Mind you, I’m still researching how to properly use Zettelkasten and I haven’t yet implemented it so I may be misinterpreting or misunderstanding it.

It really depends on the individual use case whether they should be separate or together. I think putting Zettelkasten as a category inside PKM would not be a bad idea, actually.

Since Zettelkasten by its nature should not have a folder hierarchy.

Whatever hierarchy you want to establish is easily done with indexes, frontmatter and querying: this is my experience after creating about 2000 zettels.

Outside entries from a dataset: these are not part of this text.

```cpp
size_t pgl_i8_plane_bytes(int D, int T) { return pgl_k_i8_plane_bytes(D, T); }
size_t pgl_i8_residue_bytes(int D) { return pgl_k_i8_residue_bytes(D); }
int pgl_i8_max_planes(void) { return pgl_k_i8_max_planes(); }
int pgl_i8_padded_rows(int D) { return pgl_k_i8_padded_rows(D); }
int pgl_i8_min_planes(int T) { return pgl_k_i8_min_planes(T); }
int pgl_i8_norm_bits(int nplanes, int T) { return pgl_k_i8_nu(nplanes, T); }
double pgl_i8_norm_limit(int nplanes, int T) { return pgl_k_i8_norm_limit(nplanes, T); }
#define PGL_CHECK_PLANES(np, T) PGL_CHECK_ARG((np) >= 1 && (np) <= pgl_k_i8_max_planes() && pgl_k_i8_nu((np), (T)) >= 8)
int pgl_i8_colstats(const double* X, long ldx, const double* Om, long ldo, int T, int D, int G, double* amax, double* sumsq, void* st) {
    PGL_CHECK_ARG(X && amax && sumsq && T > 0 && D > 0 && G >= 1 && G <= 8 && ldx >= D && (Om == nullptr ? G == 1 : ldo >= G));
    return pgl_k_i8_colstats(X, ldx, Om, ldo, T, D, G, amax, sumsq, ST(st));
}
int pgl_i8_scales(const double* amax, const double* sumsq, long ncols, int T, int nplanes, double* scale, void* st) {
    PGL_CHECK_ARG(amax && sumsq && scale && ncols > 0 && T > 0);
    PGL_CHECK_PLANES(nplanes, T);
    return pgl_k_i8_scales(amax, sumsq, ncols, T, nplanes, scale, ST(st));
}
int pgl_i8_planes(const double* X, long ldx, const double* Om, long ldo, const double* scale, void* planes, int T, int D, int G, int nplanes,
                  long t0, void* st) {
    PGL_CHECK_ARG(X && scale && planes && T > 0 && D > 0 && G > 0 && ldx >= D && (Om == nullptr || ldo >= G) && t0 >= 0);
    PGL_CHECK_ARG(Om != nullptr || G == 1);
    PGL_CHECK_PLANES(nplanes, T);
    return pgl_k_i8_planes(X, ldx, 0, Om, ldo, scale, static_cast<int8_t*>(planes), T, D, G, nplanes, t0, ST(st));
}
int pgl_i8_planes_t(const double* Xt, long ldt, const double* Om, long ldo, const double* scale, void* planes, int T, int D, int G, int nplanes,
                    long t0, void* st) {
    PGL_CHECK_ARG(Xt && scale && planes && T > 0 && D > 0 && G > 0 && ldt >= T && (Om == nullptr || ldo >= G) && t0 >= 0);
    PGL_CHECK_ARG(Om != nullptr || G == 1);
    PGL_CHECK_PLANES(nplanes, T);
    return pgl_k_i8_planes(Xt, ldt, 1, Om, ldo, scale, static_cast<int8_t*>(planes), T, D, G, nplanes, t0, ST(st));
}
int pgl_i8_gram(const void* planes_x, const void* planes_wx, void* residues, int T, int D, int G, int nplanes, void* st) {
    PGL_CHECK_ARG(planes_x && planes_wx && residues && T > 0 && D > 0 && G > 0);
    PGL_CHECK_PLANES(nplanes, T);
    return pgl_k_i8_gram(static_cast<const int8_t*>(planes_x), 0, 0, static_cast<const int8_t*>(planes_wx), static_cast<int8_t*>(residues), nullptr, T, D, G,
                         nplanes, 0, ST(st));
}
int pgl_i8_gram_slice(const void* planes_x, int T_x, int t0, const void* planes_wx, void* residues, int T_slice, int T_total, int D, int G, int nplanes,
                      int accumulate, void* st) {
    PGL_CHECK_ARG(planes_x && planes_wx && residues && T_slice > 0 && D > 0 && G > 0 && t0 >= 0 && t0 % 64 == 0 && T_total >= T_slice);
    PGL_CHECK_ARG(T_x == 0 || t0 + T_slice <= T_x);
    PGL_CHECK_PLANES(nplanes, T_total);
    return pgl_k_i8_gram(static_cast<const int8_t*>(planes_x), T_x > 0 ? pgl_k_i8_kp(T_x) : 0, T_x > 0 ? t0 / 64 : 0, static_cast<const int8_t*>(planes_wx),
                         static_cast<int8_t*>(residues), nullptr, T_slice, D, G, nplanes, accumulate, ST(st));
}
int pgl_i8_crt(const void* residues, const double* scale_x, const double* scale_wx, double* J, long ldj, long strideJ, int T, int D, int G,
               int nplanes, int accumulate, void* st) {
    PGL_CHECK_ARG(residues && scale_x && scale_wx && J && T > 0 && D > 0 && G > 0 && ldj >= D);
    PGL_CHECK_PLANES(nplanes, T);
    return pgl_k_i8_crt(static_cast<const int8_t*>(residues), nullptr, scale_x, scale_wx, J, ldj, strideJ, D, G, nplanes, accumulate, ST(st));
}

int pgl_summary_fold(const double* Psi, long ldn, const double* bias, const double* Y, double* llpart, double* ll_out, int accumulate, int T,
                     int nloc, int obs, double xi, const double* param, const double* hooks, long ldh, const double* inv_eta, double* rate_mean,
                     double* rate_M2, const int* link, int link0, const double* link_par, double link_par0, double* l_mean, double* l_M2,
                     double* lse_m, double* lse_s, int k, void* st) {
    PGL_CHECK_ARG(Psi && Y && llpart && ll_out && T > 0 && nloc > 0 && ldn >= nloc && obs >= 0 && obs <= 4 && k >= 1);
    PGL_CHECK_ARG(obs != 2 || inv_eta != nullptr);
    PGL_CHECK_ARG(obs == 2 || param != nullptr || obs == 0 || obs == 4 || (obs == 1 ? xi > 0 : xi >= 0));
    PGL_CHECK_ARG(obs != 4 || (hooks != nullptr && ldh >= nloc));
    PGL_CHECK_ARG((rate_mean == nullptr) == (rate_M2 == nullptr) && (link != nullptr || (link0 >= 0 && link0 <= 3)));
    PGL_CHECK_ARG((l_mean != nullptr) == (l_M2 != nullptr) && (l_mean != nullptr) == (lse_m != nullptr) && (l_mean != nullptr) == (lse_s != nullptr));
    PglSummaryFold f{};
    f.Psi = const_cast<double*>(Psi); f.ldpsi = ldn; f.bias = bias; f.Y = Y; f.ldy = ldn; f.llpart = llpart; f.T = T; f.nloc = nloc;
    f.obs = obs; f.xi = xi; f.param = param; f.hooks = obs == 4 ? hooks : nullptr; f.ldh = ldh; f.inv_eta = inv_eta;
    f.ll_out = ll_out; f.accumulate = accumulate;
    f.rmean = rate_mean; f.rM2 = rate_M2; f.link = link; f.link0 = link0; f.link_par = link_par; f.link_par0 = link_par0;
    f.lmean = l_mean; f.lM2 = l_M2; f.lse_m = lse_m; f.lse_s = lse_s; f.k = k;
    return pgl_k_summary_fold(f, ST(st));
}
int pgl_summary_state(const int* a, const double* Wt, long ldw, const double* bias, double* edge, double* w_mean, double* w_M2, double* b_mean,
                      double* b_M2, int N, int B, int nloc, int k, void* st) {
    PGL_CHECK_ARG(a && Wt && bias && edge && w_mean && w_M2 && b_mean && b_M2 && N > 0 && B > 0 && nloc > 0 && ldw >= nloc && k >= 1);
    return pgl_k_summary_state(a, Wt, ldw, bias, edge, w_mean, w_M2, b_mean, b_M2, N, B, nloc, k, ST(st));
}
int pgl_summary_colsum(const double* V, long ldv, int T, int nloc, double* part, double* out, int accumulate, void* st) {
    PGL_CHECK_ARG(V && part && out && T > 0 && nloc > 0 && ldv >= nloc);
    return pgl_k_summary_colsum(V, ldv, T, nloc, part, out, accumulate, ST(st));
}

int pgl_flip_kmax(void) { return pgl_k_flip_kmax(); }
int pgl_flip_window_blocks(int B) { return pgl_k_flip_window_blocks(B); }
int pgl_flip_apply(const pgl_flip_t* s, void* st) {
    PGL_CHECK_ARG(s && s->M && s->d_idx && s->d_sign && s->d_cnt && s->batch_k && s->G && s->Ut && s->Wt && s->status);
    PGL_CHECK_ARG(s->ldu >= (long)s->N * s->B + 2 && s->ldu % 2 == 0 && s->ldj >= (long)s->N * s->B + 2 && s->nb > 0);
    return pgl_k_flip_apply(*s, 0, 128, -1, ST(st));
}
int pgl_flip_apply_chunk(const pgl_flip_t* s, int max_pivots, void* st) {
    PGL_CHECK_ARG(s && s->M && s->d_idx && s->d_sign && s->d_cnt && s->batch_k && s->G && s->Lws && s->Ut && s->Wt && s->status);
    PGL_CHECK_ARG(s->ldu >= (long)s->N * s->B + 2 && s->ldu % 2 == 0 && s->ldj >= (long)s->N * s->B + 2 && s->nb > 0 && max_pivots > 0);
    return pgl_k_flip_apply(*s, 0, max_pivots, -1, ST(st));
}
int pgl_flip_visit_order(const pgl_flip_t* s, const double* J, long ldj_src, long strideJ, void* st) {
    PGL_CHECK_ARG(s && s->M && s->perm && J && s->visit_order && s->nb > 0 && ldj_src >= (long)s->N * s->B + 2 && s->ldj >= (long)s->N * s->B + 2);
    PGL_CHECK_ARG(s->B >= 1 && s->B <= 32);
    return pgl_k_flip_permute(*s, J, ldj_src, strideJ, ST(st));
}
int pgl_flip_apply_window(const pgl_flip_t* s, int window, void* st) {
    PGL_CHECK_ARG(s && s->M && s->d_idx && s->d_sign && s->d_cnt && s->batch_k && s->G && s->Ut && s->Wt && s->status);
    PGL_CHECK_ARG(s->ldu >= (long)s->N * s->B + 2 && s->ldu % 2 == 0 && s->ldj >= (long)s->N * s->B + 2 && s->nb > 0);
    PGL_CHECK_ARG(window >= 0);
    return pgl_k_flip_apply(*s, 1, 0, window, ST(st));
}
// ... 18 lines not shown
```

### pyglm_amd/csrc/pgl_common.h

```cpp
#pragma once
#include <hip/hip_runtime.h>
#include <stdint.h>
#include <stddef.h>
#include <atomic>
#include "../../include/pyglm_hip.h"

#define PGL_OK 0
#define PGL_ERR_ARG 1
#define PGL_ERR_HIP 2

void pgl_set_error(const char* fmt, ...);

#ifdef PGL_AB
#include <cstdlib>
inline int pgl_ab_int(const char* name, int dflt) { const char* e = getenv(name); return e ? atoi(e) : dflt; }
#else
constexpr int pgl_ab_int(const char*, int dflt) { return dflt; }
#endif

constexpr int PGL_MAX_DEVICES = 32;
int pgl_device();
int pgl_device_cus(int dev);
struct PglPerDevice {
    std::atomic<uint32_t> mask{0};
// ... 30 lines not shown
    double* C; long ldc; long strideC;
    const double* W; long ldw;
    int M, N, K;
    int a_cols, b_cols;
    int nbatch;
    int nz_total;
    double alpha, beta;
    int tri;
    const int* batch_k;
    int* sched;
    const int* batch_dim; int dim_off;
    int dim_mode;
    const int* batch_row_off;
    int pipe;
    int ksplit; long ks_rows; double* Cpart; long part_stride_z, part_stride_s;
};
enum PglGemmKind { PGL_GEMM_GRAM2 = 0, PGL_GEMM_PLAIN = 1, PGL_GEMM_TRI1 = 2, PGL_GEMM_SQUARES = 3 };
int pgl_launch_gemm(PglGemmKind kind, const PglGemmArgs& a, hipStream_t st);
int pgl_gram_split(const double* X, long ldx, int x_cols, const double* W, long ldw, int Tp, int D, int nz, double* J, long ldj, long strideJ, int accumulate,
                   long ks_rows, double* part, long part_stride_z, hipStream_t st);
bool pgl_update_supported(const PglGemmArgs& a);
int pgl_launch_update(const PglGemmArgs& a, hipStream_t st);
int pgl_launch_update_rows(const PglGemmArgs& a, int row0, int nrows, hipStream_t st);
int* pgl_sched_slot(hipStream_t st);

int pgl_k_philox_words(uint64_t, uint32_t, uint32_t, uint64_t, uint64_t, uint32_t*, size_t, hipStream_t);
int pgl_k_pg_draw(const double*, const double*, double*, size_t, uint64_t, uint64_t, uint64_t, hipStream_t);
int pgl_k_row_stats(const int* a, const double* W, double* out, int N, int B, int nloc, int n0, hipStream_t st);
int pgl_k_colsum_partials(const double* part, int nblk, int ncol, double* out, int accumulate, hipStream_t st);
int pgl_k_summary_state(const int* a, const double* Wt, long ldw, const double* bias, double* edge, double* wmean, double* wM2, double* bmean,
                        double* bM2, int N, int B, int nloc, int k, hipStream_t st);
int pgl_k_summary_colsum(const double* V, long ldv, int T, int nloc, double* part, double* out, int accumulate, hipStream_t st);
int pgl_k_scaled_gram(const double*, long, const double*, double*, long, long, int, int, hipStream_t);
int pgl_k_basis_conv(const double*, long, const double*, double*, long, double*, long, int, int, int, int, int, hipStream_t);
int pgl_k_transpose(const double*, long, double*, long, int, int, hipStream_t);
int pgl_k_assemble_post(double*, long, long, const double*, const double*, long, const double*, const double*, const int*, const double*,
                        const double*, int, int, int, hipStream_t);
size_t pgl_k_i8_plane_bytes(int, int);
size_t pgl_k_i8_residue_bytes(int);
int pgl_k_i8_max_planes(void);
int pgl_k_i8_padded_rows(int);
int pgl_k_i8_min_planes(int);
int pgl_k_i8_nu(int, int);
double pgl_k_i8_norm_limit(int, int);
int pgl_k_i8_colstats(const double*, long, const double*, long, int, int, int, double*, double*, hipStream_t);
int pgl_k_i8_scales(const double*, const double*, long, int, int, double*, hipStream_t);
int pgl_k_i8_colmax(const double*, long, int, int, double*, hipStream_t);
int pgl_k_i8_scales_bound(const double*, long, const double*, const double*, int, int, int, int, double*, hipStream_t);
int pgl_k_i8_colstats_scales(const double*, long, const double*, long, int, int, int, int, double*, double*, hipStream_t);
int pgl_k_i8_planes(const double*, long, int transposed, const double*, long, const double*, int8_t*, int, int, int, int, long t_base, hipStream_t);
int pgl_k_i8_gram(const int8_t*, long, int, const int8_t*, int8_t*, int8_t*, int, int, int, int, int, hipStream_t);
long pgl_k_i8_kp(int);
int pgl_k_i8_crt(const int8_t*, const int8_t*, const double*, const double*, double*, long, long, int, int, int, int, hipStream_t);
int pgl_k_flip_apply(const pgl_flip_t&, int, int, int, hipStream_t);
int pgl_k_flip_apply_pair(const pgl_flip_t&, int phase, int window, int* ws, hipStream_t);
int pgl_k_flip_permute(const pgl_flip_t&, const double*, long, long, hipStream_t);
int pgl_k_flip_decide(const pgl_flip_t&, int, hipStream_t);
int pgl_k_flip_pivot_list(const pgl_flip_t&, int*, long, int*, hipStream_t);
int pgl_k_flip_pivot_chunk(const pgl_flip_t&, const int*, long, const int*, int, int, hipStream_t);
int pgl_k_flip_kmax(void);
int pgl_k_flip_window_blocks(int);
int pgl_k_chol_index(const pgl_chol_t&, hipStream_t);
bool pgl_k_small_fits(int N, int B);
int pgl_k_small_max_rows(void);
int pgl_k_small_tail(const double* J, long ldj, long strideJ, int nb, int N, int B, const int* perm, const double* u, const double* rho, const double* c0,
                     int* a, const int* skip, const double* z, long ldz, double* W, double* b, int* status, double* logodds, hipStream_t st);
int pgl_k_chol_sample(const pgl_chol_t&, int, hipStream_t);
```

### pyglm_amd/csrc/pgl_i8gram.hip

```cpp
#include "pgl_common.h"
#include <cmath>
#include <type_traits>

namespace {

constexpr int NP = 15;
struct ModTable {
    int p[NP] = {256, 255, 253, 251, 247, 241, 239, 233, 229, 227, 223, 217, 211, 199, 197};
    int w[NP][NP] = {};
    int pinv[NP] = {};
    constexpr ModTable() {
        for (int q = 1; q < NP; ++q) {
            int prod = 1;
            for (int k = 0; k < q; ++k) {
                w[k][q] = prod > p[q] / 2 ? prod - p[q] : prod;
                prod = (prod * (p[k] % p[q])) % p[q];
            }
            int x = 1;
            while ((prod * x) % p[q] != 1) ++x;
            pinv[q] = x;
        }
    }
};
constexpr ModTable MT{};
__constant__ int c_mod[NP] = {256, 255, 253, 251, 247, 241, 239, 233, 229, 227, 223, 217, 211, 199, 197};

typedef int v4i __attribute__((ext_vector_type(4)));
typedef int v16i __attribute__((ext_vector_type(16)));
typedef __attribute__((address_space(3))) void* lds_ptr_t;
typedef const __attribute__((address_space(1))) void* glb_ptr_t;

constexpr int ELEM_BITS = 50;
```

I want them those two to be separate, but they intermingle too much, and it causes a lot of friction when deciding whether a note should go here or there that’s not worth the effort.

I think that, for this, you just have to make good use of Management & Meta. If they are very similar and procedures you approach them with overlap, it might be best to just mark what the differences are intelligently.

It’s nice to define your terms, like I did here:

PKM stands for personal knowledge management. It’s used to manage information of my life, which is mostly notes. I don’t extend this to PDFs and other formats, but I can. It also uses indexes, areas and categories. The indexes are maps of content and in order to differentiate between them, let’s call a PKM index a map of content - MOC.

That’s all true for Zettelkasten as well.